Caitlin Ibarra will share information from her award-winner paper at the May 23 meeting of the Anthropology Club.
A presentation by Caitlin L. Ibarra, a Cal State East Bay graduate student in anthropology, was recognized as the best student talk at this year’s annual meeting of the American Association of Physical Anthropologists in Portland, OR.
Ibarra’s paper is on the computed tomography (CT) scanning she is using to visualize skeletal features and diagnose disease from skeletal material. She will be doing a similar presentation to the CSUEB Anthropology Club from noon to 1 p.m. May 23. (Please contact the club for the location.)
“This has a wide variety of applications in forensics and epidemiology. It is also very useful for prehistoric demography studies,” said W. Henry Gilbert, assistant professor of anthropology.
“The Eve Cockburn Student Prize is only given to one student each year, and indicates that she had the best presented student paper in the United States in the field of paleopathology this year,” said Gilbert.
Ibarra began using CT scans for reconstructing virtual skeletons while an undergraduate at the University of California, Berkeley, in work with Gary Richards, associate professor at the University of the Pacific Dental School. Her goal was to reconstruct two individuals who had unique malformations, one with multiple dysplasias, the other a dwarf with possible tuberculosis.

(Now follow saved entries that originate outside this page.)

struct StemArgs {
    const float *x;
    const float *w;
    const float *scale, *shift;
    float *y;
    int H, W, Ho, Wo, Cout, KH, KW, stride, pad, relu, out_pitch, KP, tiles_per_image, cout_pad;
    float x_mul;
    uint32_t *range;
    int y_f32s;
    int stagger;
    int dbg;
};
struct StemLaunch : StemArgs {
    ConvForm *describe;
    int form;
// ... 195 lines not shown
        const int pe = g * 4 + e;
        const int c = pe / (4 * PKW), rem = pe - c * (4 * PKW);
        const int kyp = rem / PKW, kx = rem - kyp * PKW;
        const int ky = 2 * kyp + half;
        const int nn = min(n0 + nrow, a.cout_pad - 1);
        float w = 0.f;
        if (ky < PKH) w = a.w[(size_t)nn * a.KP + (ky * PKW + kx) * 3 + c];
        Ws[nrow * PLDW + k] = w;
    }
    for (int i = tid; i < WXP; i += NT) win[PROWS * WXP + i] = 0.f;

    const int trow = tid >> 3, tcol = NT + (tid & 7);
    const bool tail_ok = trow < PROWS && tcol < WX;
    const int tc = trow / PKH, twy = trow - tc * PKH;
    const int tail_dst = tail_ok ? trow * WXP + tcol : WIN_FLOATS + tid;
    const bool col_ok = tid < WX;

    float v[PROWS], vt;
    unsigned vmask = 0;
    auto prefetch = [&](int tile) {
        const int xt = tile % tpr;
        const int rowid = tile / tpr;
        const int b = rowid / a.Ho, oy = rowid - b * a.Ho;
        const int iy_min = oy * S - a.pad, ix_min = xt * BM * S - a.pad;
        const float *xb = a.x + (size_t)b * 3 * a.H * a.W;
        const int ix = ix_min + tid;
        const bool cok = col_ok && ix >= 0 && ix < a.W;
        unsigned mk = 0;
#pragma unroll
        for (int u = 0; u < PROWS; ++u) {
            const int c = u / PKH, wy = u % PKH;
            const int iy = iy_min + wy;
            const bool ok = cok && iy >= 0 && iy < a.H;
            v[u] = xb[ok ? ((size_t)(c * a.H + iy) * a.W + ix) : 0];
            mk |= ok ? (1u << u) : 0u;
        }
        {
            const int iy = iy_min + twy, jx = ix_min + tcol;
            const bool ok = tail_ok && iy >= 0 && iy < a.H && jx >= 0 && jx < a.W;
            vt = xb[ok ? ((size_t)(tc * a.H + iy) * a.W + jx) : 0];
            mk |= ok ? (1u << PROWS) : 0u;
        }
        vmask = mk;
    };
    auto store_window = [&]() {
#pragma unroll
        for (int u = 0; u < PROWS; ++u)
            win[col_ok ? u * WXP + tid : WIN_FLOATS + tid] = ((vmask >> u) & 1u) ? v[u] : 0.f;
        win[tail_dst] = ((vmask >> PROWS) & 1u) ? vt : 0.f;
    };

    const float *abase[MB];
#pragma unroll
    for (int i = 0; i < MB; ++i)
        abase[i] = N16 ? win + (wm * TM + i * 16 + l15) * S + lq * WXP
                       : win + (wm * TM + i * 32 + l31) * S + lh * WXP;
    const float *wrow = Ws + (wn * 32 + l31) * PLDW + 4 * lh;
    const int n = N16 ? n0 + l15 : n0 + wn * 32 + l31;
    float sc = (a.scale && n < a.Cout) ? a.scale[n] : 1.f;
    float sf = (a.shift && n < a.Cout) ? a.shift[n] : 0.f;
    asm volatile("" : "+v"(sc), "+v"(sf));

    int tile = blockIdx.x;
    if (tile < total_tiles) prefetch(tile);
    for (; tile < total_tiles; tile += gridDim.x) {
        store_window();
        __syncthreads();
        const int next = tile + gridDim.x;
        if (next < total_tiles) prefetch(next);

        if constexpr (N16) {
            cn_f32x4 acc4[MB];
#pragma unroll
            for (int i = 0; i < MB; ++i) acc4[i] = cn_f32x4{0.f, 0.f, 0.f, 0.f};
#pragma unroll
            for (int e = 0; e < NE16; ++e) {
                const int c = e / (2 * PKW), g = (e / PKW) % 2, kx = e % PKW;
                const int off = (c * PKH + 4 * g) * WXP + kx;
#pragma unroll
                for (int i = 0; i < MB; ++i)
                    acc4[i] = __builtin_amdgcn_mfma_f32_16x16x4f32(abase[i][off], wreg[e], acc4[i],
                                                                   0, 0, 0);
            }
            if (n < a.Cout) {
                const int xt = tile % tpr;
                const int rowid = tile / tpr;
                float *yb = a.y + ((size_t)rowid * a.Wo + (size_t)xt * BM) * a.out_pitch + n;
#pragma unroll
                for (int i = 0; i < MB; ++i)
#pragma unroll
                    for (int r = 0; r < 4; ++r) {
                        const int m = wm * TM + i * 16 + 4 * lq + r;
                        float t = acc4[i][r] * sc + sf;
                        if (a.relu) t = fmaxf(t, 0.f);
                        yb[(size_t)m * a.out_pitch] = t;
                    }
            }
            __syncthreads();
            continue;
        }
        cn_f32x16 acc[MB];
#pragma unroll
        for (int i = 0; i < MB; ++i)
#pragma unroll
            for (int r = 0; r < 16; ++r) acc[i][r] = 0.f;
#pragma unroll
        for (int g = 0; g < PKP / 8; ++g) {
            const cn_f32x4 bf = *reinterpret_cast<const cn_f32x4 *>(wrow + g * 8);
            float af[MB][4];
#pragma unroll
            for (int e = 0; e < 4; ++e) {
                const int pe = g * 4 + e;
                const int c = pe / (4 * PKW), rem = pe % (4 * PKW);
                const int kyp = rem / PKW, kx = rem % PKW;
                const int off = (c * PKH + 2 * kyp) * WXP + kx;
#pragma unroll
                for (int i = 0; i < MB; ++i) af[i][e] = abase[i][off];
            }
#pragma unroll
            for (int e = 0; e < 4; ++e)
#pragma unroll
                for (int i = 0; i < MB; ++i)
                    acc[i] = __builtin_amdgcn_mfma_f32_32x32x2f32(af[i][e], bf[e], acc[i], 0, 0, 0);
        }

        if (n < a.Cout) {
            const int xt = tile % tpr;
            const int rowid = tile / tpr;
            float *yb = a.y + ((size_t)rowid * a.Wo + (size_t)xt * BM) * a.out_pitch + n;
#pragma unroll
            for (int i = 0; i < MB; ++i)
#pragma unroll
                for (int r = 0; r < 16; ++r) {
                    const int m = wm * TM + i * 32 + (r & 3) + 8 * (r >> 2) + 4 * lh;
                    float t = acc[i][r] * sc + sf;
                    if (a.relu) t = fmaxf(t, 0.f);
                    yb[(size_t)m * a.out_pitch] = t;
                }
        }
        __syncthreads();
    }
}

The reconstructions began with scans of each bone, followed by virtual assembly in a computer program.
“We realized early on that even though this method is expensive and time consuming we were able to get new insight into these conditions and, even more importantly, we could see how these individuals would have been perceived,” said Ibarra.
She and Richards are now training four Cal students in this technique, and have plans to train others.
Ibarra hopes to develop a CT scan archive of living individuals that can be used as a comparison when reconstructing skeletons, and continue to train others in reconstruction to gain further insight into physical conditions and document morphology.
“The benefits to physical anthropology will be that researchers can share scans easily, see morphology that would normally not be seen, have an increase in understanding of these conditions, and fragile skeletons will not need to be handled, increasing preservation,” said Ibarra.